According to investigators, no adverse events or toxicities identified were considered attributable to the vaccine. A tumor-specific immune response was detected after vaccination in all 12 patients.
Current Regulatory Status
Vitespen is approved in Russia for the adjuvant treatment of kidney cancer patients at intermediate risk for disease recurrence. Outside Russia, vitespen is being evaluated in clinical trials. The drug has been granted fast track and orphan drug status from multiple regulatory bodies, including the US Food and Drug Administration and the European Medicines Agency (EMEA), for the treatment of renal cell carcinoma and metastatic melanoma.
Gliomas are the most common type of brain tumor and is currently a fatal disease impairing areas such as thinking, personality and movement. The National Cancer Institute estimates that about 19,000 cases are diagnosed every year in the U.S and according to historical estimates, the median survival of patients with previously treated glioma is typically three to six months.
The outlook for patients with gliomas is generally poor. The median survival for patients with moderately severe or grade III gliomas is 3 - 5 years. The median survival for patients with grade IV glioma, the most severe and aggressive form of the disease also called glioblastoma multiforme, is less than a year.
Vitespen offers a unique, personalized, opportunity for the treatment of individual patients.
Derived from each individual’s tumor, the vaccine consists of purified complexes of tumor-derived HSPs linked to tumor antigen peptides which consists the ‘antigenic fingerprint’ of the patient’s particular cancer.

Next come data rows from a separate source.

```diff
@@ -304,6 +312,11 @@
 
     def share_lm_head(self, packed: torch.Tensor) -> None:
         self.lm_wp = packed
+        self._head_twin()
+
+    def _head_twin(self) -> None:
+        if self.x13 and self.lm_wp is not None:
+            ops.bf16x13_twin(self.lm_wp, self.V, self.H, "lm_head")
 
     def streams_fp8(self, bs: int = 16) -> bool:
         if self.layers8 is None or not self.fp8_stream or self.attn_impl != "head" or self.wide_hidden:
@@ -658,6 +671,7 @@
         w8 = self.streams_fp8(bs)
         Lm = self.layers8 if w8 else Ls
         head = self.lm_wp8 if w8 else self.lm_wp
+        x13 = self.x13 and not w8
         if len(tiles) == 2 and self.wide_one_pass and self.attn_impl == "head":
             return self._verify_wide(block_ids, start, cache, bs, tap_layers, taps, logits_out, temperature, cos, sin, seed,
                                      flt)
@@ -702,8 +716,9 @@
                 gev = self.gu_events if (self.gu_events is not None and self.gu_events[0] == i) else None
                 if gev is not None:
                     gev[1].record()
+                gu = self.gu13[i] if x13 and self.gu13[i] is not None else lm["gu"]
                 for t, dt in tiles:
-                    ops.gemm_silu_mul(lm["gu"], src["ln2"][i][t], self.I, H, ws["act"][t], dt)
+                    ops.gemm_silu_mul(gu, src["ln2"][i][t], self.I, H, ws["act"][t], dt)
                 if gev is not None:
                     gev[2].record()
                 for t, dt in tiles:
@@ -737,6 +752,8 @@
             return post[:bs].unsqueeze(0), taps
         if temperature >= 1e-5:
             logits = torch.empty(16 * len(tiles), self.V, dtype=BF16, device=self._dev)
+        elif x13:
+            head = ops.bf16x13_twin(head, self.V, H, "lm_head") or head
         for t, dt in tiles:
             ops.gemm_argmax(head, fin[t], self.V, H, 0, min(16, bs - 16 * t), ws["argmax_ws"], post, 16 * t,
                             dyn=dt, logits=None if logits is None else logits[16 * t:16 * t + 16])
diff --git a/include/dflash_hip.h b/include/dflash_hip.h
--- a/include/dflash_hip.h
+++ b/include/dflash_hip.h
@@ -34,7 +34,7 @@
   int32_t mode;
 } dfl_rows;
 
-enum { DFL_W_BF16 = 0, DFL_W_E4M3 = 1 };
+enum { DFL_W_BF16 = 0, DFL_W_E4M3 = 1, DFL_W_BF16X13 = 2 };
 typedef struct dfl_weight {
   const void *wp;
   const float *scale;
```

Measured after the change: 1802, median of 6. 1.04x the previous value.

This ‘antigenic fingerprint’ is designed to reprogram the body’s immune system to target only cancer cells bearing this specific fingerprint.
When these purified complexes are re-administered to a patient antigenic tumor peptides are expressed on the surface of potent antigen-presenting cells of the immune system, such as macrophages and dendritic cells. This stimulates a more powerful anti-tumor immune response than that generated by expression of the same antigens by the tumor cell. The result is that activated T-cells directly target and destroy cancer cells bearing the specific ‘fingerprint’.

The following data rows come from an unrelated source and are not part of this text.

# h33p/ofps

Hardware: AMD Instinct MI355X
Metric: Mvectors/s, 1080p 16x16 blocks +-16 full-search SAD (higher is better)
Workload: dtype u8

## Files before the change

### ofps_amd/csrc/sad.hip

```cpp
#include "common.hpp"

#include <cstdlib>
#include <utility>

namespace {

constexpr int kWavesPerWG = 4;

constexpr int pick_stride(int min_s, int k, int ng) {
    for (int s = min_s; s < min_s + 64; ++s)
        if ((k * s) % 32 == ng % 32) return s;
    return min_s | 1;
}

template <int B, int R, int K>
struct SadCfg {
    static_assert(B % 4 == 0 && R % 4 == 0, "tile origin must stay dword aligned");
    static_assert(B * B * 255 <= 65535, "packed u16 SAD accumulators would overflow");
    static constexpr int NCAND = 2 * R + 1;
    static constexpr int NG = (NCAND + 3) / 4;
    static constexpr int NC = (NCAND + K - 1) / K;
    static constexpr int T = NG * NC;
    static constexpr int PASSES = (T + 63) / 64;
    static constexpr int BW = B / 4;
    static constexpr int TILE_H = B + 2 * R;
    static constexpr int TILE_ROWS = NC * K + B - 1;
    static constexpr int TILE_WD = (kWavesPerWG * B + 2 * R) / 4;
    static constexpr int MAXCOL = (kWavesPerWG - 1) * BW + (NG - 1) + BW;
    static constexpr int MIN_S = (MAXCOL + 1 > TILE_WD) ? MAXCOL + 1 : TILE_WD;
    static constexpr int S = pick_stride(MIN_S, K, NG);
    static constexpr int LDS_DWORDS = TILE_ROWS * S;
};

__device__ __forceinline__ unsigned long long shfl_xor_u64(unsigned long long v, int mask) {
    unsigned lo = (unsigned)v, hi = (unsigned)(v >> 32);
    lo = __shfl_xor(lo, mask, 64);
    hi = __shfl_xor(hi, mask, 64);
    return ((unsigned long long)hi << 32) | lo;
}

struct __attribute__((packed, aligned(4))) U64A4 { unsigned long long v; };

struct SadParams {
    const uint8_t* prev_base;
    const uint8_t* cur_base;
    size_t prev_pitch, cur_pitch;
    int W, H, stride;
    int nbx, nby;
    float nx, ny;
    float4* out_entries;
    int* out_best;
    unsigned long long div_spp, div_spr;
};
inline unsigned long long div_magic48(unsigned d) { return ((1ull << 48) + d - 1) / d; }
__device__ __forceinline__ unsigned div48(unsigned n, unsigned long long m) { return (unsigned)(((unsigned long long)n * m) >> 48); }

__device__ __forceinline__ void write_block_result(const SadParams& p, int pair, int bx, int by, int B, int R,
                                                   unsigned long long key) {
    const int sad = (int)(key >> 48);
    const int dy = (int)((key >> 8) & 0xFF) - R;
    const int dx = (int)(key & 0xFF) - R;
    const size_t k = ((size_t)pair * p.nby + by) * p.nbx + bx;
    const float cx = (float)(bx * B + B / 2 + dx), cy = (float)(by * B + B / 2 + dy);
    float4 e;
    e.x = cx * p.nx;
    e.y = cy * p.ny;
    e.z = ((float)dx / 1.0f) * (-p.nx);
    e.w = ((float)dy / 1.0f) * (-p.ny);
    p.out_entries[k] = e;
    if (p.out_best) {
        p.out_best[3 * k + 0] = dx;
        p.out_best[3 * k + 1] = dy;
        p.out_best[3 * k + 2] = sad;
    }
}

template <int B, int R, int K>
__global__ __launch_bounds__(256) void sad_qsad_kernel(const SadParams p) {
    using C = SadCfg<B, R, K>;
    __shared__ uint32_t tile[C::LDS_DWORDS];

    const int pair = blockIdx.z;
    const uint8_t* __restrict__ prev = p.prev_base + (size_t)pair * p.prev_pitch;
    const uint8_t* __restrict__ cur = p.cur_base + (size_t)pair * p.cur_pitch;
    const int by = blockIdx.y;
    const int bx0 = blockIdx.x * kWavesPerWG;
    const int tid = threadIdx.x;

    const int wave = __builtin_amdgcn_readfirstlane(tid >> 6);
    const int lane = tid & 63;
    const int bx = bx0 + wave;
    const int x0 = bx * B, y0 = by * B;

    uint32_t c[B][C::BW];
    {
        const int bxc = bx < p.nbx ? bx : p.nbx - 1;
        const uint32_t* __restrict__ cp = reinterpret_cast<const uint32_t*>(cur + (size_t)y0 * p.stride + bxc * B);
        const int sdw = p.stride >> 2;
#pragma unroll
        for (int y = 0; y < B; ++y)
#pragma unroll
            for (int q = 0; q < C::BW; ++q) c[y][q] = cp[y * sdw + q];
    }

    {
        const int tx0 = bx0 * B - R, ty0 = by * B - R;
        for (int idx = tid; idx < C::TILE_H * C::TILE_WD; idx += 256) {
            const int row = idx / C::TILE_WD, col = idx - row * C::TILE_WD;
            const int gx = tx0 + 4 * col, gy = ty0 + row;
            if (gy >= 0 && gy < p.H && gx >= 0 && gx < p.W)
                tile[row * C::S + col] = *reinterpret_cast<const uint32_t*>(prev + (size_t)gy * p.stride + gx);
        }
    }
    __syncthreads();
    if (bx >= p.nbx) return;

    unsigned long long best = ~0ull;
#pragma unroll 1
    for (int pass = 0; pass < C::PASSES; ++pass) {
        const int t = pass * 64 + lane;
        const bool active = t < C::T;
        const int tc = active ? t : 0;
        const int chunk = tc / C::NG, g = tc - chunk * C::NG;
        const int dx0 = -R + 4 * g, dy0 = -R + K * chunk;

        unsigned long long acc[K];
#pragma unroll
        for (int i = 0; i < K; ++i) acc[i] = 0;

        const uint32_t* trow = tile + (K * chunk) * C::S + wave * C::BW + g;
#pragma unroll
        for (int rr = 0; rr < B + K - 1; ++rr) {
            unsigned long long win[C::BW];
#pragma unroll
            for (int q = 0; q < C::BW; ++q) win[q] = reinterpret_cast<const U64A4*>(trow + rr * C::S + q)->v;
#pragma unroll
            for (int i = 0; i < K; ++i) {
                const int y = rr - i;
                if (y >= 0 && y < B) {
#pragma unroll
                    for (int q = 0; q < C::BW; ++q) acc[i] = __builtin_amdgcn_qsad_pk_u16_u8(win[q], c[y][q], acc[i]);
                }
            }
        }
        __builtin_amdgcn_sched_group_barrier(0x100, C::BW, 0);
#pragma unroll
        for (int rr = 0; rr < B + K - 1; ++rr) {
            __builtin_amdgcn_sched_group_barrier(0x100, C::BW, 0);
            __builtin_amdgcn_sched_group_barrier(0x002, K * C::BW, 0);
        }

#pragma unroll
        for (int i = 0; i < K; ++i) asm volatile("" : "+v"(acc[i]));

        uint32_t bkey = 0xFFFFFFFFu;
        int bci = 0;
#pragma unroll
        for (int i = 0; i < K; ++i) {
            const int dy = dy0 + i;
            const int vy = (int)active & (int)(dy <= R) & (int)(y0 + dy >= 0) & (int)(y0 + dy + B <= p.H);
#pragma unroll
            for (int j = 0; j < 4; ++j) {
                const int dx = dx0 + j;
                const int v = vy & (int)(dx <= R) & (int)(x0 + dx >= 0) & (int)(x0 + dx + B <= p.W);
                const uint32_t d2inv = (uint32_t)(dx * dx + dy * dy) | (uint32_t)(v - 1);
                const uint32_t half = (j < 2) ? (uint32_t)acc[i] : (uint32_t)(acc[i] >> 32);
                const uint32_t key = ((j & 1) ? (half & 0xFFFF0000u) : (half << 16)) | d2inv;
                const bool lt = key < bkey;
                bkey = lt ? key : bkey;
                bci = lt ? (i * 4 + j) : bci;
            }
        }
        if (bkey != 0xFFFFFFFFu) {
            const int bi = bci >> 2, bj = bci & 3;
            const unsigned long long k64 =
                ((unsigned long long)bkey << 32) | (uint32_t)(((dy0 + bi + R) << 8) | (dx0 + bj + R));
            best = k64 < best ? k64 : best;
        }
    }

#pragma unroll
    for (int m = 32; m >= 1; m >>= 1) {
        const unsigned long long o = shfl_xor_u64(best, m);
        best = o < best ? o : best;
    }
    if (lane == 0) write_block_result(p, pair, bx, by, B, R, best);
}

template <int B, int R>
struct StripCfg {
    static_assert(B % 4 == 0 && R % 4 == 0, "tile origin and the dx = +R column must stay dword aligned");
    static_assert(B * B * 255 <= 65535, "packed u16 SAD accumulators would overflow");
    static constexpr int NCAND = 2 * R + 1;
    static constexpr int NGA = (2 * R) / 4;
    static constexpr int pow2_ceil(int v) { int p = 1; while (p < v) p <<= 1; return p; }
    static constexpr int NG = pow2_ceil(NGA);
    static_assert(NGA >= 1 && NG <= 64, "search range too wide for one wave per strip");
    static constexpr int NB = 64 / NG;
    static constexpr int BW = B / 4;
    static constexpr int TILE_H = B + 2 * R;
    static constexpr int KE = (NCAND + NG - 1) / NG;
    static constexpr int EDGE_COL = (2 * R) / 4;
    static constexpr int GRAN = ((NB * B) % 16 == 0 && R % 16 == 0) ? 16 : (((NB * B) % 8 == 0 && R % 8 == 0) ? 8 : 4);
    static constexpr int GDW = GRAN / 4;
    static constexpr int TILE_WG = (NB * B + 2 * R + GRAN - 1) / GRAN;
    static constexpr int MAXCOL = (NB - 1) * BW + (NG - 1) + BW;
    static constexpr int SW = ((MAXCOL + 1 > TILE_WG * GDW ? MAXCOL + 1 : TILE_WG * GDW) + 3) / 4 * 4;
    static_assert((NB - 1) * BW + EDGE_COL + BW <= SW, "edge column must lie inside a window row");
    static constexpr int TILE_ROWS = TILE_H > NG * KE + B - 1 ? TILE_H : NG * KE + B - 1;
    static constexpr int TILE_DWORDS = TILE_ROWS * SW;
    static_assert(2 * R * R < 65536, "lane key holds d2 in 16 bits");
    static constexpr int SPLIT = (NCAND + 32) / 33;
    static constexpr int NP = (NCAND + SPLIT - 1) / SPLIT;
    static constexpr int MIN_WAVES = (2 * NP + B * BW + 40 <= 168) ? 3 : 2;
    static constexpr bool COMPACT_KEY = ((2 * R * R) << 6) + NCAND < 65536 && NCAND <= 64;
    static constexpr bool RANK_KEY = !COMPACT_KEY && ((2 * R * R) << 3) + 7 < 65536;
    static constexpr int KSHIFT = COMPACT_KEY ? 6 : (RANK_KEY ? 3 : 0);
};

template <int B, int R>
struct StripWalk {
    static constexpr int ROWS_PER_BASE = (255 - StripCfg<B, R>::BW) / StripCfg<B, R>::SW + 1;
};

template <int B, int R, int I0, int RR>
__device__ __forceinline__ void strip_row(unsigned long long (&acc)[StripCfg<B, R>::NP], const uint32_t (&c)[B][B / 4],
                                          const uint32_t* lds, uint32_t& base) {
    using C = StripCfg<B, R>;
    constexpr int G = StripWalk<B, R>::ROWS_PER_BASE;
    if constexpr (RR > 0 && RR % G == 0) {
        base += G * C::SW;
        asm volatile("" : "+v"(base));
    }
    unsigned long long win[C::BW];
#pragma unroll
    for (int q = 0; q < C::BW; ++q) win[q] = reinterpret_cast<const U64A4*>(lds + base + (RR % G) * C::SW + q)->v;
#pragma unroll
    for (int ii = 0; ii < C::NP; ++ii) {
        const int y = RR - ii;
        if (I0 + ii < C::NCAND && y >= 0 && y < B) {
#pragma unroll
            for (int q = 0; q < C::BW; ++q) acc[ii] = __builtin_amdgcn_qsad_pk_u16_u8(win[q], c[y][q], acc[ii]);
        }
    }
}

template <int B, int R, int I0, int... RR>
__device__ __forceinline__ void strip_rows(unsigned long long (&acc)[StripCfg<B, R>::NP], const uint32_t (&c)[B][B / 4],
                                           const uint32_t* lds, uint32_t tile_off, std::integer_sequence<int, RR...>) {
    uint32_t base = tile_off + I0 * StripCfg<B, R>::SW;
    asm volatile("" : "+v"(base));
    (strip_row<B, R, I0, RR>(acc, c, lds, base), ...);
}

#ifndef OFPS_SAD_COLKEYS
#define OFPS_SAD_COLKEYS 2
#endif
constexpr int kSadColKeys = OFPS_SAD_COLKEYS;
constexpr int kColSlotDwords = kSadColKeys == 2 ? 4 * 64 : 0;

template <int B, int R, int I0>
__device__ __forceinline__ void strip_pass(const uint32_t (&c)[B][B / 4], const uint32_t* lds, uint32_t tile_off,
                                           const uint32_t (&colk)[4], const uint32_t (&colk_pos)[4], int y0, int H, uint32_t& bkey, int& bi,
                                           uint32_t (&colmin)[4], uint32_t* amin) {
    using C = StripCfg<B, R>;
    unsigned long long acc[C::NP];
#pragma unroll
    for (int ii = 0; ii < C::NP; ++ii) acc[ii] = 0;
    constexpr int ROWS = ((I0 + C::NP < C::NCAND ? C::NP : C::NCAND - I0) + B - 1);
    strip_rows<B, R, I0>(acc, c, lds, tile_off, std::make_integer_sequence<int, ROWS>{});
#pragma unroll
    for (int ii = 0; ii < C::NP; ++ii) asm volatile("" : "+v"(acc[ii]));
    if constexpr (kSadColKeys != 0 && (C::RANK_KEY || C::COMPACT_KEY)) {
        auto low_of = [&](int ii) -> uint32_t {
            const int i = I0 + ii, dy = -R + i;
            const bool ok = i < C::NCAND && y0 + dy >= 0 && y0 + dy + B <= H;
            return ok ? (uint32_t)(C::RANK_KEY ? ((dy * dy) << 1 | (dy > 0 ? 1 : 0)) : ((dy * dy) << 6 | i)) : 0xFFFFFFFFu;
        };
        uint32_t hmask = 0xFFFF0000u;
        asm volatile("" : "+v"(hmask));
        auto keys_of = [&](int ii, uint32_t low, uint32_t (&k)[4]) {
            const uint32_t lo = (uint32_t)acc[ii], hi = (uint32_t)(acc[ii] >> 32);
            k[0] = (lo << 16) | low; k[1] = (lo & hmask) | low; k[2] = (hi << 16) | low; k[3] = (hi & hmask) | low;
        };
        if constexpr (kSadColKeys == 1) {
#pragma unroll
            for (int ii = 0; ii < C::NP; ii += 2) {
                if (I0 + ii >= C::NCAND) break;
                uint32_t ka[4], kb[4];
                keys_of(ii, low_of(ii), ka);
                if (ii + 1 < C::NP && I0 + ii + 1 < C::NCAND) {
                    keys_of(ii + 1, low_of(ii + 1), kb);
#pragma unroll
                    for (int j = 0; j < 4; ++j)
                        asm("v_min3_u32 %0, %1, %2, %3" : "=v"(colmin[j]) : "v"(colmin[j]), "v"(ka[j]), "v"(kb[j]));
                } else {
#pragma unroll
                    for (int j = 0; j < 4; ++j) colmin[j] = min(colmin[j], ka[j]);
                }
            }
        } else {
#pragma unroll
            for (int ii = 0; ii < C::NP; ++ii) {
                if (I0 + ii >= C::NCAND) break;
                uint32_t k[4];
                keys_of(ii, low_of(ii), k);
#pragma unroll
                for (int j = 0; j < 4; ++j) __hip_atomic_fetch_min(amin + 64 * j, k[j], __ATOMIC_RELAXED, __HIP_MEMORY_SCOPE_WAVEFRONT);
            }
        }
        return;
    }
#pragma unroll
    for (int ii = 0; ii < C::NP; ++ii) {
        const int i = I0 + ii;
        const int dy = -R + i;
        if (i < C::NCAND && y0 + dy >= 0 && y0 + dy + B <= H) {
            const uint32_t lo = (uint32_t)acc[ii], hi = (uint32_t)(acc[ii] >> 32);
            const uint32_t (&ck)[4] = (C::RANK_KEY && dy > 0) ? colk_pos : colk;
            const uint32_t k0 = (lo << 16) | ck[0];
            const uint32_t k1 = (lo & 0xFFFF0000u) | ck[1];
            const uint32_t k2 = (hi << 16) | ck[2];
            const uint32_t k3 = (hi & 0xFFFF0000u) | ck[3];
            if constexpr (C::RANK_KEY) {
                bkey = min(bkey, __builtin_elementwise_add_sat(min(min(k0, k1), min(k2, k3)), (uint32_t)((dy * dy) << 3)));
            } else if constexpr (C::COMPACT_KEY) {
                const uint32_t m = __builtin_elementwise_add_sat(min(min(k0, k1), min(k2, k3)), (uint32_t)((dy * dy) << 6 | i));
                bkey = min(bkey, m);
            } else {
                const uint32_t m = __builtin_elementwise_add_sat(min(min(k0, k1), min(k2, k3)), (uint32_t)(dy * dy));
                const bool lt = m < bkey;
                bkey = lt ? m : bkey;
                bi = lt ? i : bi;
            }
        }
    }
}

template <int B, int R, int... S>
__device__ __forceinline__ void strip_passes(const uint32_t (&c)[B][B / 4], const uint32_t* lds, uint32_t tile_off,
                                             const uint32_t (&colk)[4], const uint32_t (&colk_pos)[4], int y0, int H, uint32_t& bkey, int& bi,
                                             uint32_t (&colmin)[4], uint32_t* amin, std::integer_sequence<int, S...>) {
    (strip_pass<B, R, S * StripCfg<B, R>::NP>(c, lds, tile_off, colk, colk_pos, y0, H, bkey, bi, colmin, amin), ...);
}
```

Vitespen is designed to target only cancerous cells and to leave healthy tissue unaffected. As a result, vaccination with this cancer drug limits the toxicities and debilitating side effects typically associated with traditional cancer treatments such as broad-acting cancer chemotherapy and radiation therapy.
Mode of Action
Heat-shock proteins (HSPs) also called stress proteins, are the most abundant and ubiquitous soluble intracellular proteins. They are present in all cells in all life forms and induced when a cell undergoes various types of environmental stresses like heat, cold and oxygen deprivation.
Despite the obvious importance of stress responses, heat shock proteins have only recently been examined for the role they play in the control of disease pathology and in the survival and virulence of pathogens. For example, research has shown that a number of heath shock proteins protect against oxidative damage, conveys peptide antigens for presentation to the immune system, and can protect against cardiac failure.

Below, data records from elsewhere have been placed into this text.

__global__ __launch_bounds__(64) void k_head_from_slots(const float* __restrict__ slots, int n_slots, const float* __restrict__ bias,
                                                        const int32_t* __restrict__ target, int64_t N, int C, float inv_n, float* out,
                                                        float* g_logits, float* logits, double* loss_sum, int32_t* correct, int accumulate,
                                                        double* part_loss, int32_t* part_corr, unsigned* counter, int64_t rpd) {
    __shared__ double red_l[1];
    __shared__ int red_c[1];
    __shared__ int last;
    const int lane = threadIdx.x;
    const int64_t n0 = (int64_t)blockIdx.x * 16;
    const int q = lane >> 4, c16 = lane & 15;
    const float* p = slots + (min(n0 + c16, N - 1) * 16 + 4 * q);
    const int64_t stride = N * 16;
    f32x4 s = {0.f, 0.f, 0.f, 0.f};
    int k = 0;
    for (; k + 16 <= n_slots; k += 16) {
        f32x4 v[16];
#pragma unroll
        for (int u = 0; u < 16; ++u) v[u] = *reinterpret_cast<const f32x4*>(p + (int64_t)(k + u) * stride);
#pragma unroll
        for (int u = 0; u < 16; ++u) s += v[u];
    }
    for (; k + 2 <= n_slots; k += 2) {
        f32x4 v[2];
#pragma unroll
        for (int u = 0; u < 2; ++u) v[u] = *reinterpret_cast<const f32x4*>(p + (int64_t)(k + u) * stride);
        s += v[0]; s += v[1];
    }
    for (; k < n_slots; ++k) s += *reinterpret_cast<const f32x4*>(p + (int64_t)k * stride);
    head_rows_from_logits(s, lane, n0, N, C, bias, target, rpd, inv_n, out, g_logits, logits, part_loss, part_corr);
    head_sum_loss_partials<64>(counter, part_loss, part_corr, loss_sum, correct, accumulate, red_l, red_c, &last);
}

__device__ __forceinline__ float head_row_entropy(const float (&o)[4], int q, int C) {
    float e = 0.f;
#pragma unroll
    for (int j = 0; j < 4; ++j) if (4 * q + j < C) e = fmaf(expf(o[j]), o[j], e);
    e += __shfl_xor(e, 16, 64);
    e += __shfl_xor(e, 32, 64);
    return -e;
}

__device__ __forceinline__ float head_logaddexp(float a, float b) {
    const float m = fmaxf(a, b);
    return m + log1pf(expf(fminf(a, b) - m));
}

template <typename T>
__global__ __launch_bounds__(64 * HEAD_FW) void k_head_predict(const T* __restrict__ h, int64_t ld_h, const T* __restrict__ w3, int64_t ld_w,
                                                               const float* __restrict__ bias, const int32_t* __restrict__ target, int64_t R,
                                                               int64_t Hp, int C, int draws, int S, int first, int final_, float* state,
                                                               float* probs, float* log_probs, float* entropy, float* expected_entropy,
                                                               float* mutual_info, int32_t* pred, double* totals, double* part,
                                                               unsigned* counter) {
    constexpr int KE = 64 / (int)sizeof(T);
    constexpr int CE = 16 / (int)sizeof(T);
    __shared__ f32x4 lp_part[2][HEAD_FW][64];
    __shared__ double red[4][HEAD_FW];
    __shared__ int last;
    const int lane = threadIdx.x & 63, wave = threadIdx.x >> 6;
    const int64_t n0 = (int64_t)blockIdx.x * 16;
    const int q = lane >> 4, c16 = lane & 15;
    const int64_t r = n0 + c16;
// ... 343 lines not shown
            for (int rg = 0; rg < 16; ++rg) tot += red[rg * 16 + tid];
            put(&partial_b[(int64_t)blockIdx.y * C + tid], tot);
        }
    }
    if (!fin_tickets) return;
    __shared__ int fin_last;
    if (!vbnn_last_arriver(fin_tickets + blockIdx.x, gridDim.y, &fin_last)) return;
    const int R = (int)gridDim.y;
    const int64_t nw = (int64_t)C * H;
    for (int k = tid; k < C * 64 + 64; k += 256) {
        const bool is_w = k < C * 64;
        const int64_t i = c0 + (is_w ? k & 63 : k - C * 64);
        if (i >= H) continue;
        float* dst = is_w ? (fin_gw ? fin_gw + (int64_t)(k >> 6) * H + i : nullptr) : (fin_gbp ? fin_gbp + i : nullptr);
        if (!dst) continue;
        const float* src = is_w ? partial_w + (int64_t)(k >> 6) * H + i : partial_bp + i;
        const int64_t stride = is_w ? nw : H;
        const float tot = head_sum_partials(src, stride, R);
        *dst = (fin_accumulate ? *dst : 0.f) + tot;
    }
    if (blockIdx.x == 0 && tid < C && fin_gb) {
        const float tot = head_sum_partials(partial_b + tid, C, R);
        fin_gb[tid] = (fin_accumulate ? fin_gb[tid] : 0.f) + tot;
    }
}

Various forms of heat shock proteins are involved in binding and stabilizing proteins at intermediate stages of folding (essential for protein function), assembly and translocation and degradation. They interact with antigen-presenting cells (APCs) through CD91 and other receptors, eliciting a cascade of events that includes representation of HSP-chaperoned peptides MHC, translocation of NF-kappaB into the nuclei, and maturation of dendritic cells. The key role heath shock proteins play in fundamental immunologic phenomena allow them to be used for immunotherapy of cancers and infections in new and exciting ways.